The Barberton mountainlands, I’ve learned that they call this area. The mountains cast shadows down over themselves and hide old mine entrances, Papa’s house and I don’t know what else – anything or anyone needing to be hidden, I suppose.
It’s always a surprise to come to the house because it’s concealed until the last minute, when the truck swings out past rocks jutting out from the mountainside like a mighty
nose.
Then it swings in again, and there’s the house. I don’t know how much the syndicate pays Papa for providing boys to do the most dangerous, difficult work in the earth’s tightest, most unstable holes and deepest levels. The talk is that he has a fat bank account stuffed with money from the syndicate. His house doesn’t look like a rich man’s, though. It’s small and square. Behind it is the long shed where the recruits have to sleep. Leaning against one end of the shed is the corrugated iron room he built long ago for whichever older boy he puts over the others. Me now, and Januario before me, and the replacement team’s Regile or Januario – I don’t know his name.
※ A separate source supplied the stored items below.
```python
class CapturedApply:

  def __init__(self, module, variables, example, **kwargs):
    from . import ops
    self._ops = ops
    dev = example.device if not isinstance(example, torch.Tensor) else example.device
    if torch.device(dev).type != "cuda":
      raise RuntimeError("capture needs the inputs on the GPU")
    self.static_input = self._clone(example)
    self._stream = torch.cuda.Stream(device=dev)
    self._graph = torch.cuda.CUDAGraph()
    cur = torch.cuda.current_stream(dev)
    self._stream.wait_stream(cur)
    self._device = torch.device(dev)
    self._slots = None
    with torch.cuda.stream(self._stream):
      for _ in range(2):
        module.apply(variables, self.static_input, **kwargs)
      self._stream.synchronize()
      mark = ops.workqueue_capture_mark(self._device)
      self._workspaces, outer = [], ops._CAPTURE_KEEP
      ops._CAPTURE_KEEP = self._workspaces
      try:
        with torch.cuda.graph(self._graph, stream=self._stream):
          self.static_output = module.apply(variables, self.static_input, **kwargs)
      finally:
        ops._CAPTURE_KEEP = outer
        self._slots = (mark, ops.workqueue_capture_mark(self._device))
    cur.wait_stream(self._stream)

  def close(self):
    slots, self._slots = self._slots, None
    if slots is None or slots[0] == slots[1]:
      self._graph = None
      return
    try:
      torch.cuda.synchronize(self._device)
      self._graph = None
      self._ops.workqueue_capture_release(self._device, slots[0], slots[1])
    except Exception:
      pass

  def __del__(self):
    self.close()

  def _clone(self, x):
    ops = self._ops
    if isinstance(x, ops.PackedFrames):
      return ops.PackedFrames(x.data.clone(), x.H, x.W, x.fmt)
    if isinstance(x, ops.PackedSpikes):
      return ops.PackedSpikes(x.bits.clone(), x.channels)
    return x.clone()

  def _raw(self, x):
    ops = self._ops
    return x.data if isinstance(x, ops.PackedFrames) else x.bits if isinstance(x, ops.PackedSpikes) else x

  def __call__(self, inputs=None):
    if inputs is not None and inputs is not self.static_input:
      src, dst = self._raw(inputs), self._raw(self.static_input)
      if src.shape != dst.shape or src.dtype != dst.dtype:
        raise ValueError("captured for inputs %s %s, got %s %s"
                         % (tuple(dst.shape), dst.dtype, tuple(src.shape), src.dtype))
      dst.copy_(src, non_blocking=True)
    if self._graph is None:
      raise RuntimeError("this CapturedApply has been closed")
    self._graph.replay()
    return self.static_output


def capture(module, variables, example, **kwargs) -> CapturedApply:
  return CapturedApply(module, variables, example, **kwargs)




def tree_map(fn, tree):
  if isinstance(tree, dict):
    return {k: tree_map(fn, v) for k, v in tree.items()}
  if isinstance(tree, (tuple, list)):
    return type(tree)(tree_map(fn, v) for v in tree)
  return fn(tree)


def tree_to_device(tree, device):
  return tree_map(lambda x: x.to(device) if isinstance(x, torch.Tensor) else x, tree)


def tree_from_numpy(tree, device=None):
  import numpy as np
  device = device or _default_device()
  return tree_map(lambda x: torch.as_tensor(np.asarray(x)).to(device)
                  if not isinstance(x, torch.Tensor) else x.to(device), tree)
```

snnquantprune_amd/ops.py:

```python

from __future__ import annotations
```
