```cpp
constexpr double CK_UV_SCALE = 1e6, CK_UV_INV = 1e-6;
inline double ck_unpack_uv_host(int32_t k) {
  const double kd = (double)k;
  const double q0 = kd * CK_UV_INV;
  const double r = std::fma(-q0, CK_UV_SCALE, kd);
  return std::fma(r, CK_UV_INV, q0);
// ... 389 lines not shown
  K.n_part_rec = first[n_cams];
  K.part_range.assign(n_cams, make_int2(0, 0));
  for (int r0 = 0; r0 < n_cams; ++r0) K.part_range[cam_of_rank[r0]] = make_int2(first[r0], first[r0 + 1]);
  K.slot_rec.assign(L.wg_cams.size(), 0);
  {
    std::vector<int> next(first.begin(), first.end() - 1);
    for (int w = 0; w < grid; ++w)
      for (size_t a = 0; a < acc_rank_of[w].size(); ++a) K.slot_rec[(size_t)L.wg_cam_off[w] + a] = next[acc_rank_of[w][a]]++;
    std::vector<int> cold_rec((size_t)n_cold_chunks);
    for (int w = 0; w < grid; ++w)
      for (size_t i = 0; i < out[w].cold_rank.size(); ++i) cold_rec[(size_t)cold0_of[w] + i] = next[out[w].cold_rank[i]]++;
    K.uv.assign((size_t)(K.rows + CK_HMAX) * WAVE, make_double2(0, 0));
    K.src.assign((size_t)(K.rows + CK_HMAX) * WAVE, -1);
    if (shape.cold_q) K.cpos.assign((size_t)(K.rows + CK_HMAX) * WAVE, -1);
    K.li.assign((size_t)(K.li_rows + CK_HMAX) * WAVE, CK_NONE | (CK_NONE << 16));
    K.lane_cam.resize(K.tile.size() * WAVE);
    K.lane_acc.resize(K.tile.size() * WAVE);
    K.lane_seg.resize(K.tile.size() * WAVE);
    lpl_parallel(grid, n_threads, [&](int w) {
      const WgOut& o = out[w];
      std::copy(o.uv.begin(), o.uv.end(), K.uv.begin() + row0_of[w] * WAVE);
      std::copy(o.src.begin(), o.src.end(), K.src.begin() + row0_of[w] * WAVE);
      if (shape.cold_q) std::copy(o.cpos.begin(), o.cpos.end(), K.cpos.begin() + row0_of[w] * WAVE);
      std::copy(o.li.begin(), o.li.end(), K.li.begin() + li0_of[w] * WAVE);
      std::copy(o.lane_cam.begin(), o.lane_cam.end(), K.lane_cam.begin() + (size_t)tile0_of[w] * WAVE);
      std::copy(o.lane_seg.begin(), o.lane_seg.end(), K.lane_seg.begin() + (size_t)tile0_of[w] * WAVE);
      for (size_t i = 0; i < o.lane_acc.size(); ++i) {
        const int a = o.lane_acc[i];
        K.lane_acc[(size_t)tile0_of[w] * WAVE + i] = a >= 0 ? a : shape.cold_q ? -1 : ~cold_rec[(size_t)cold0_of[w] + (size_t)(~a)];
      }
    });
  }
  K.n_uv = K.uv.size();
  {
    const char* e = std::getenv("POVAR_CK_PACK");
    if (shape.need_uv && shape.slot_bytes == 48 && pack_uv && !(e && e[0] == '0')) ck_pack_uv(K, n_threads);
  }
  K.tick.assign(K.tile.size() * WAVE, 0);
  lpl_parallel(grid, n_threads, [&](int w) {
    std::vector<int> next((size_t)std::max(1, L.wg_cam_off[w + 1] - L.wg_cam_off[w]), 0);
    for (int b = 0; b < nb; ++b) {
      const int tb0 = K.bt_off[(size_t)w * nb + b], tb1 = K.bt_off[(size_t)w * nb + b + 1];
      for (int q0 = tb0; q0 < tb1; q0 += n_waves)
        for (int t = std::min(q0 + n_waves, tb1) - 1; t >= q0; --t)
          for (int lane = 0; lane < WAVE; ++lane) {
            const size_t i = (size_t)t * WAVE + lane;
            if (K.lane_cam[i] >= 0 && K.lane_acc[i] >= 0 && lane == ((K.lane_seg[i] >> 8) & 255))
              K.tick[i] = (uint16_t)next[K.lane_acc[i]]++;
          }
    }
  });
}

}
```

### povar_amd/csrc/povar_create.hip

```cpp
#include "povar_ctx.hpp"

std::mutex g_capture_mu;

int hot_acc_cap(int n_cams) {
  int cap = HOT_ACC_MAX;
  if (const char* e = std::getenv("POVAR_HOT_ACC")) cap = std::max(1, std::min(HOT_ACC_MAX, std::atoi(e)));
  return std::min(n_cams, cap);
}

struct Layout {
  std::vector<double2> uv, cm_uv;
  std::vector<int> cam, lm, meta, hot_cams, cam_hot, cc_slot, cc_lm, cc_item_off, cc_cam_item_off, long_lm, long_first, long_cnt, cm_slot, cm_lm, item_off,
      item_cam, cam_item_off, slot_of_obs, cold_pos;
  std::vector<int> c2_lm, c2_pos;
  std::vector<int2> c2_range;
  int n_bins = 0;
};

struct LayoutTmp {
  std::vector<int> seg_first, seg_last, rank;
  std::vector<char> is_long;
  std::vector<int64_t> cnt;
};

// ... 132 lines not shown
      L.c2_range.resize(n_cams);
      for (int c = 0; c < n_cams; ++c) {
        const int first = (int)L.c2_lm.size();
        const bool acc = rank[c] > 0 && rank[c] <= n_acc;
        if (!acc)
          for (int64_t p = cnt[c]; p < cnt[c + 1]; ++p) {
            L.c2_pos[L.cm_slot[p]] = (int)L.c2_lm.size();
            L.c2_lm.push_back(L.cm_lm[p]);
          }
        L.c2_range[c] = make_int2(first, (int)L.c2_lm.size());
      }
    }
  }
}
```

The driver and I help Papa herd the boys into the shed. When Taiba realises what is happening he turns to Papa, opening his mouth to speak.
“Wait!” I say quickly, giving him a push so he knows I’m talking to him. “Papa will come. I’ll tell him about Aires.”
Why should I want to spare him blows from Papa’s big, bony fists that still hit and hurt, even if he is an old man? Taiba is nothing to me. I should just leave him to the trouble he keeps inviting for himself.
“You eat in one hour,” Papa tells the boys just before he closes the shed door and locks it.
He and the driver and I go into the house. The first room is for cooking and eating. Papa’s daughter is making tea. I think she’s about sixteen. Katekani. I never think of her by her name underground, only when I’m on the surface.